RECORD EXTRACTS:

◇ ◇ ◇ ◇ ◇ ◇ ◇

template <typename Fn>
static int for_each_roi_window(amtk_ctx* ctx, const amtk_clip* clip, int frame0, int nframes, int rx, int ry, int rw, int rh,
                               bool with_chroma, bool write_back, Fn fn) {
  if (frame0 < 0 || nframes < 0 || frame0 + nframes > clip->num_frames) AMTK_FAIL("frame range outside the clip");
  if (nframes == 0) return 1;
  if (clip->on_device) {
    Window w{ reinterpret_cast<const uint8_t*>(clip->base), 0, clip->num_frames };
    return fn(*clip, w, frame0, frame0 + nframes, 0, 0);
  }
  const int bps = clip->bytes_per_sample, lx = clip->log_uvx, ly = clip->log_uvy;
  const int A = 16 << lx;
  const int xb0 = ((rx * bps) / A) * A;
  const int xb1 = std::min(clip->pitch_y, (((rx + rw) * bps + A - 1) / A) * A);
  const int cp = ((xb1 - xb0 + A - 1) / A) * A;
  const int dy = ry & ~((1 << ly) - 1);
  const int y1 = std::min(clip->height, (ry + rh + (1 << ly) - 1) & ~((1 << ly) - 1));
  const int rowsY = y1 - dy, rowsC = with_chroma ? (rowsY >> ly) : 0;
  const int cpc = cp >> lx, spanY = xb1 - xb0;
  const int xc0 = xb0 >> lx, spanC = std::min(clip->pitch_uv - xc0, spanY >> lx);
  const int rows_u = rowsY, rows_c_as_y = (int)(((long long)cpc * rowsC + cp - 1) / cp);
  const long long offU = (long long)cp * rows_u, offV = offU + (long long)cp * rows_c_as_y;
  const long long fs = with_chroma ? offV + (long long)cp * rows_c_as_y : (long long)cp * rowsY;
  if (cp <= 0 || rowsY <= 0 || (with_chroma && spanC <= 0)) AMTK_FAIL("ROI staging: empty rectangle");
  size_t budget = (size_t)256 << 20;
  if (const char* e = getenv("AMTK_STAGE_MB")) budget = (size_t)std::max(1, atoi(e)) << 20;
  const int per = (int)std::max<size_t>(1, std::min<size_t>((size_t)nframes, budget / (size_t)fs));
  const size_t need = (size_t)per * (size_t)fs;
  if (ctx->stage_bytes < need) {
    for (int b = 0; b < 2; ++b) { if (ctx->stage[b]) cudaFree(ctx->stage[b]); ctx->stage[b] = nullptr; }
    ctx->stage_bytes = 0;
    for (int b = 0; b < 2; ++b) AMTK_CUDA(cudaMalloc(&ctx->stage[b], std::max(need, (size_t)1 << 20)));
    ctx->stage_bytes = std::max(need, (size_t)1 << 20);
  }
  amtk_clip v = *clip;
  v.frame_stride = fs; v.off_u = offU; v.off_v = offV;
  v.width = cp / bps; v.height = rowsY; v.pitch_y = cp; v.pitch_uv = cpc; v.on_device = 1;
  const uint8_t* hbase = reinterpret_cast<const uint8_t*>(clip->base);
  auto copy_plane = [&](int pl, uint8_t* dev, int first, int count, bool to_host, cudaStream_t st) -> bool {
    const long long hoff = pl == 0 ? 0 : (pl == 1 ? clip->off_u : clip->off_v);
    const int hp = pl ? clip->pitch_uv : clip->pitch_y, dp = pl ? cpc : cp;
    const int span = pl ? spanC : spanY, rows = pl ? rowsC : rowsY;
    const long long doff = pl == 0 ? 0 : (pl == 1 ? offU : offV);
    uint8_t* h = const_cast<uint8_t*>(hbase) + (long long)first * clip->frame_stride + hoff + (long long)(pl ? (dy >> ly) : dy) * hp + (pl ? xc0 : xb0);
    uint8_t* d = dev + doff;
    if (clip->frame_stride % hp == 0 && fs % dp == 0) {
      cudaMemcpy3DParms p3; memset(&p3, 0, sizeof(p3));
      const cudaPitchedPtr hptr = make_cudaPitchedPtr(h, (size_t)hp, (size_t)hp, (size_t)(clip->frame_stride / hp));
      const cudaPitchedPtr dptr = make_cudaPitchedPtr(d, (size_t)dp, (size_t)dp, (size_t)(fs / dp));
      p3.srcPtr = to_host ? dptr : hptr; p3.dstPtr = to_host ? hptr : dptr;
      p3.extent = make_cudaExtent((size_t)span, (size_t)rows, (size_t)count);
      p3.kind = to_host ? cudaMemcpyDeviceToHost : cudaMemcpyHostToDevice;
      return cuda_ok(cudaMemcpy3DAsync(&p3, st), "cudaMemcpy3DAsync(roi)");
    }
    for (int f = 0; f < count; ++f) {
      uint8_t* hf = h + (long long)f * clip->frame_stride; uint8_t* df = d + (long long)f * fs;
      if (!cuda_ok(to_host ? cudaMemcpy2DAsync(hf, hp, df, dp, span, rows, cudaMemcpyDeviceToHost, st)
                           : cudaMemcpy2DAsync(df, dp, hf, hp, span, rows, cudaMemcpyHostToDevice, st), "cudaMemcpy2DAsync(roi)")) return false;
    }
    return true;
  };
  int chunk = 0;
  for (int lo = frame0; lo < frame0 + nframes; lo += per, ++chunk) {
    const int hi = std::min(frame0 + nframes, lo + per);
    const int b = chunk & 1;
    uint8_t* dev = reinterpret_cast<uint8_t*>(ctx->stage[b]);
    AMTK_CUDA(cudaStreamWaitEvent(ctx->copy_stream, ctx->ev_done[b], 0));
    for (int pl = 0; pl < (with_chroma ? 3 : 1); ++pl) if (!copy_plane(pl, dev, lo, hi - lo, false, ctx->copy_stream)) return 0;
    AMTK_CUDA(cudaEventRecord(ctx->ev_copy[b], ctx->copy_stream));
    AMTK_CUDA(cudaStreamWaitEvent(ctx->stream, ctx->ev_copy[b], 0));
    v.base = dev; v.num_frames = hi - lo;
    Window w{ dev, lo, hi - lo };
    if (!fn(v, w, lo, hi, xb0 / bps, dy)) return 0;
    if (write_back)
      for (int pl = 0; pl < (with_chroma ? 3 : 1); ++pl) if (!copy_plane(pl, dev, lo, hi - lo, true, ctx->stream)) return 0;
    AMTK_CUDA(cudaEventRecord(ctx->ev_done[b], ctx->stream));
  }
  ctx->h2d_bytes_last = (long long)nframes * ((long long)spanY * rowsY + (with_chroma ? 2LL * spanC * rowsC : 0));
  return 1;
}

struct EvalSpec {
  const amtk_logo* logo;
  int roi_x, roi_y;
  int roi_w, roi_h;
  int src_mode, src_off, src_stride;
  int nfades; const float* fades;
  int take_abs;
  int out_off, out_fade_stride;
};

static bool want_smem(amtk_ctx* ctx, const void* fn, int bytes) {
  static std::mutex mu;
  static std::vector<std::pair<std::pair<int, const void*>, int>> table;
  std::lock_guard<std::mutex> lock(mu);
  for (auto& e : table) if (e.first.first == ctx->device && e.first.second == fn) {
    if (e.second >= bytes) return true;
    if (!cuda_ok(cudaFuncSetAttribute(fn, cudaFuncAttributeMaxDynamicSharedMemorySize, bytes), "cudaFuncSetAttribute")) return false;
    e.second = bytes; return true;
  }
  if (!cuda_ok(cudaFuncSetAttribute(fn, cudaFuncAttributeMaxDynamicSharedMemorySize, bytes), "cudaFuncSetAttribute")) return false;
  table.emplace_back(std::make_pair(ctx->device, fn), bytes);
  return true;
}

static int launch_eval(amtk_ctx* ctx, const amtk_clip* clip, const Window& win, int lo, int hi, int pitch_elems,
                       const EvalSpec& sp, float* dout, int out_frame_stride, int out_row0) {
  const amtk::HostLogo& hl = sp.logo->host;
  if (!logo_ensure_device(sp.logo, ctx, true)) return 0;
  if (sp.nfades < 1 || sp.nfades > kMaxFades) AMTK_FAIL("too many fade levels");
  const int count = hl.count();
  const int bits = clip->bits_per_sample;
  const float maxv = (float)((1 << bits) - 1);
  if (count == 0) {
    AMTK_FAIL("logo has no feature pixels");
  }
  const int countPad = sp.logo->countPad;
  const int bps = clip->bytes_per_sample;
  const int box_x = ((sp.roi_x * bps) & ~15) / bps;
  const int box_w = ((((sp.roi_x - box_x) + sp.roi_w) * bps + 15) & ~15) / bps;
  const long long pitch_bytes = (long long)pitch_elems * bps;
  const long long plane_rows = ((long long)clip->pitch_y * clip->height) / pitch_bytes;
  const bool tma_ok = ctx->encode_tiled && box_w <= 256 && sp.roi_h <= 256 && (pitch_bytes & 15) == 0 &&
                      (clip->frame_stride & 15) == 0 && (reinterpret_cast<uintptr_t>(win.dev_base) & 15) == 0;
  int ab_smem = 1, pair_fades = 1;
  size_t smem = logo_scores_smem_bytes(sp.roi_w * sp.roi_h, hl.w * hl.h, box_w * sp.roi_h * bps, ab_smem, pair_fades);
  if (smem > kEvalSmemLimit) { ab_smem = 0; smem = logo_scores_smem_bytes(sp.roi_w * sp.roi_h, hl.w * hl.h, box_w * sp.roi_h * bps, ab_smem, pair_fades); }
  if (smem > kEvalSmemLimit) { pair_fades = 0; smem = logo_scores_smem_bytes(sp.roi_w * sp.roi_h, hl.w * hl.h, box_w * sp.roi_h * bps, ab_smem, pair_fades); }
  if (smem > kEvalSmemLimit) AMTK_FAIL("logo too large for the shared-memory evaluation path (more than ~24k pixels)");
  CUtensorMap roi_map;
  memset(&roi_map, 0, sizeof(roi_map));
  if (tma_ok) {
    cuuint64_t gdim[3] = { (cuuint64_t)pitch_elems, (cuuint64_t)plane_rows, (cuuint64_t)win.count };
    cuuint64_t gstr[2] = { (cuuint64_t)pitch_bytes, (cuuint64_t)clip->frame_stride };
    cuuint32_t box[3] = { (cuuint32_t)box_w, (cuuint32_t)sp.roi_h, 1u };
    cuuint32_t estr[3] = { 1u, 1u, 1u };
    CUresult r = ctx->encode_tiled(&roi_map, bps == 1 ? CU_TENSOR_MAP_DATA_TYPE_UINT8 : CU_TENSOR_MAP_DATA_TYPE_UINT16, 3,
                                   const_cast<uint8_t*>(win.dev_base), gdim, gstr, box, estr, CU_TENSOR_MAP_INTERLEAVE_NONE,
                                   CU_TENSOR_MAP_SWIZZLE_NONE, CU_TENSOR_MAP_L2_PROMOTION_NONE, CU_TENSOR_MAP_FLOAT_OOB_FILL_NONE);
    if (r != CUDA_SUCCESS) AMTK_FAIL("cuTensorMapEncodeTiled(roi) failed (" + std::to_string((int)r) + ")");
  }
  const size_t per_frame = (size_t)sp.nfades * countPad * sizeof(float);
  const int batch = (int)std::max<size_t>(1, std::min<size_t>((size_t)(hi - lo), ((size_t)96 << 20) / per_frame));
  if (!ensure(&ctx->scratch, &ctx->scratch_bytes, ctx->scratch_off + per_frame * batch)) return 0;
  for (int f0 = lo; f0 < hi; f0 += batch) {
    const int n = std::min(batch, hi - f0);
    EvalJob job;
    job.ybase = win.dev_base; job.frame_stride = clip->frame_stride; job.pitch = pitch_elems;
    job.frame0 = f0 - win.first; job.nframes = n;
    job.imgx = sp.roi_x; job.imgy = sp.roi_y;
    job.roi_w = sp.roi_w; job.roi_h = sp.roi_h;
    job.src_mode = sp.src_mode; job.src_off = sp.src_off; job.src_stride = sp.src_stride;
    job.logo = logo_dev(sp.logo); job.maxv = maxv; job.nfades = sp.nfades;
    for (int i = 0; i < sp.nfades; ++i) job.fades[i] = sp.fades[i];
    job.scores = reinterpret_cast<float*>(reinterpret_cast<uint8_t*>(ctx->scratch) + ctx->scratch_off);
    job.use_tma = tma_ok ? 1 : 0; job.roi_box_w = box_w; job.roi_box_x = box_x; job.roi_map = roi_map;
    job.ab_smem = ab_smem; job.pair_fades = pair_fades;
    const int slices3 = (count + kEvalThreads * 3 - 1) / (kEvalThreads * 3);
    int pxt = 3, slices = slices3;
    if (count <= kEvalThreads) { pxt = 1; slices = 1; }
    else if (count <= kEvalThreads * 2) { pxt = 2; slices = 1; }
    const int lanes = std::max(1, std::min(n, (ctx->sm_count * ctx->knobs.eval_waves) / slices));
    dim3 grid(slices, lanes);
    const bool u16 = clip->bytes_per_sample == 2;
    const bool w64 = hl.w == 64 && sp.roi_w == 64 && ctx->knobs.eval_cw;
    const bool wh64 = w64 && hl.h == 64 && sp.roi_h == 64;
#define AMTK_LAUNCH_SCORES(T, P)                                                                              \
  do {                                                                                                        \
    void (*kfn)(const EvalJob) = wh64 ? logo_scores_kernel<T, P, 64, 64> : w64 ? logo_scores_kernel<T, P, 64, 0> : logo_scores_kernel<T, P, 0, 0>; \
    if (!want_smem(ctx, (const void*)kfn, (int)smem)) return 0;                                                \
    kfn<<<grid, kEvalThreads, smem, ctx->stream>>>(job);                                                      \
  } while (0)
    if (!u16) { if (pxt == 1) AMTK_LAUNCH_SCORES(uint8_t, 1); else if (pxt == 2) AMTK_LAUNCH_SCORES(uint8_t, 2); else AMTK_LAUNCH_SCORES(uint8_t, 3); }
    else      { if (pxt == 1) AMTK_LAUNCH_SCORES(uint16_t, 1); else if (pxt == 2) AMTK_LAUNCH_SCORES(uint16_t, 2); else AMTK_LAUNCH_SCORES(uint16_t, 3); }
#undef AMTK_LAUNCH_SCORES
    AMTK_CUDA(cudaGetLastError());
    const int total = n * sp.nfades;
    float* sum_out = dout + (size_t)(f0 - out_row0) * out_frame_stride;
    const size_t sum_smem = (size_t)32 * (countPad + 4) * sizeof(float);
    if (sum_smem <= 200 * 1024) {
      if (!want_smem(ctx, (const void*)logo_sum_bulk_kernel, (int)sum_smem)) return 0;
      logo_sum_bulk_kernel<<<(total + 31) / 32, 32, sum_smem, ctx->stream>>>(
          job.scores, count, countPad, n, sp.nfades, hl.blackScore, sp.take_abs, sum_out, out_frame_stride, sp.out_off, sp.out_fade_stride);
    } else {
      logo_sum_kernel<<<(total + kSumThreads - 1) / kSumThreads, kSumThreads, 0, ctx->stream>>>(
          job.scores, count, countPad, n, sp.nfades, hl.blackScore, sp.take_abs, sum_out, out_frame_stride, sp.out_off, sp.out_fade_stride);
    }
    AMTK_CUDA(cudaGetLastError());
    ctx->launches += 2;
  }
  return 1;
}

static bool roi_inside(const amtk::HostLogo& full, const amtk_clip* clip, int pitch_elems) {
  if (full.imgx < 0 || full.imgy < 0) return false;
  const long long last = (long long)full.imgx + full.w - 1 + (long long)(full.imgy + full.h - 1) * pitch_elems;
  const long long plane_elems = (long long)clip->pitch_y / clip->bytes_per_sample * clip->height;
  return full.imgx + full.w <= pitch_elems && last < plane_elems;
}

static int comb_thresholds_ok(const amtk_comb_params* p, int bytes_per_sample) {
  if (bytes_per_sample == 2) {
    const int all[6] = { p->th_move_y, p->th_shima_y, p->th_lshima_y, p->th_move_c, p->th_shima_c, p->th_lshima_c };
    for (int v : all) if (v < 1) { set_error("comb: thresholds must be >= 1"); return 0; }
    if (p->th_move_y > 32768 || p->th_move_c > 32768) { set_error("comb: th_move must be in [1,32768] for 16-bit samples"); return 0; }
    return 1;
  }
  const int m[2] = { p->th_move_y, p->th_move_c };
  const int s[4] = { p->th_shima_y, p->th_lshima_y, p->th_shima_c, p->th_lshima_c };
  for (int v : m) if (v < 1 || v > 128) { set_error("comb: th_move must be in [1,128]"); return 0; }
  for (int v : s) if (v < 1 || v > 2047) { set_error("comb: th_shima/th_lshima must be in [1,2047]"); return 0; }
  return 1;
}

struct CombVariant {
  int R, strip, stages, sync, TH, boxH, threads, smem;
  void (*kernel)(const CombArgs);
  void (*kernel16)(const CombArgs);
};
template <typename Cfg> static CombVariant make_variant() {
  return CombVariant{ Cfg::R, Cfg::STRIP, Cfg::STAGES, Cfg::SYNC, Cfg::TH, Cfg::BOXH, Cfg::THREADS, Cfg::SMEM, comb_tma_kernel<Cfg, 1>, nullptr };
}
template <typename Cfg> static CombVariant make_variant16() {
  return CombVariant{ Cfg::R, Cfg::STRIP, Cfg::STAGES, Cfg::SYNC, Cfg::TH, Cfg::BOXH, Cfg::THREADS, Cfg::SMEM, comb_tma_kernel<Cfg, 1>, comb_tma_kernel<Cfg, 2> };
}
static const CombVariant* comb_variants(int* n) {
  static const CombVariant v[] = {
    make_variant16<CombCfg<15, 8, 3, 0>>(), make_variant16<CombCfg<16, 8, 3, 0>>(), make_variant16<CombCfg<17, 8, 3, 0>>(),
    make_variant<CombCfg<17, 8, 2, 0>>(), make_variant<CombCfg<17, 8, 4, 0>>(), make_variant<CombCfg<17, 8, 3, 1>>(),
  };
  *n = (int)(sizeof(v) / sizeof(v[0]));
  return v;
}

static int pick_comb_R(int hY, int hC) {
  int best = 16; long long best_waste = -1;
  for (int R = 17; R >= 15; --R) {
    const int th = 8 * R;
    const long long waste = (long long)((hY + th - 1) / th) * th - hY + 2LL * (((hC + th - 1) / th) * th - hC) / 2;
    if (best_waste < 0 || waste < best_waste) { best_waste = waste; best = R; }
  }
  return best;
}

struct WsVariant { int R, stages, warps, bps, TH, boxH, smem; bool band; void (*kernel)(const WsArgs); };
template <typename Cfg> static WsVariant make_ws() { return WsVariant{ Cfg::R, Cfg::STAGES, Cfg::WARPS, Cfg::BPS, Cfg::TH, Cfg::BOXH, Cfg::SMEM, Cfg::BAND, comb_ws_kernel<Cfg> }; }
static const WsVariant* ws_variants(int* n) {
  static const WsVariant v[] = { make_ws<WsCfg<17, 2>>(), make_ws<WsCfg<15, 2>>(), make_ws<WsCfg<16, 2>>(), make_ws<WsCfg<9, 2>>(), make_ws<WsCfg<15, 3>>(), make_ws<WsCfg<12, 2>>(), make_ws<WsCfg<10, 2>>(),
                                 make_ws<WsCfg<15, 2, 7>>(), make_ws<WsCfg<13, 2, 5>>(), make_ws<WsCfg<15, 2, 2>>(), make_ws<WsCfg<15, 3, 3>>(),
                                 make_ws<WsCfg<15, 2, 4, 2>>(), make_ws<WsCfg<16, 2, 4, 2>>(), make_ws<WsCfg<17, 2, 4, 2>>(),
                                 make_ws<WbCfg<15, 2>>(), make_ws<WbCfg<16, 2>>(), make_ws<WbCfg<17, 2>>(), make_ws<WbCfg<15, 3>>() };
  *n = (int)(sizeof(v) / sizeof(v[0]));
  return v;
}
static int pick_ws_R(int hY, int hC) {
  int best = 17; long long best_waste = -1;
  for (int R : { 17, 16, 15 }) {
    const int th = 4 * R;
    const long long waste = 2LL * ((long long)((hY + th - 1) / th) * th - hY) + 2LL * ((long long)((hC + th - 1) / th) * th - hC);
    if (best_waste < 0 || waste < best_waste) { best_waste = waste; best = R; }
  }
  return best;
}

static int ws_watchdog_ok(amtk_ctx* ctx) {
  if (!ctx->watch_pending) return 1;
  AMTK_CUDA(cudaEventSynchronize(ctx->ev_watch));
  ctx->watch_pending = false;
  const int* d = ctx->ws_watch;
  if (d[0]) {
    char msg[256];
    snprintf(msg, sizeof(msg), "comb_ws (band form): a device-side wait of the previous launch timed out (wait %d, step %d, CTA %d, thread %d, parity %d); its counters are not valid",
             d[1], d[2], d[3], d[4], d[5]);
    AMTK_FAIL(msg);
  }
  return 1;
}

◇ ◇ ◇ ◇ ◇ ◇ ◇

TASK: Extract from the records above the lines from the one containing "static int pick_ws_R(int" to the one containing "char msg[256];", both lines included, exactly as they appear and with nothing else.

EXERCISE RESPONSE:
static int pick_ws_R(int hY, int hC) {
  int best = 17; long long best_waste = -1;
  for (int R : { 17, 16, 15 }) {
    const int th = 4 * R;
    const long long waste = 2LL * ((long long)((hY + th - 1) / th) * th - hY) + 2LL * ((long long)((hC + th - 1) / th) * th - hC);
    if (best_waste < 0 || waste < best_waste) { best_waste = waste; best = R; }
  }
  return best;
}

static int ws_watchdog_ok(amtk_ctx* ctx) {
  if (!ctx->watch_pending) return 1;
  AMTK_CUDA(cudaEventSynchronize(ctx->ev_watch));
  ctx->watch_pending = false;
  const int* d = ctx->ws_watch;
  if (d[0]) {
    char msg[256];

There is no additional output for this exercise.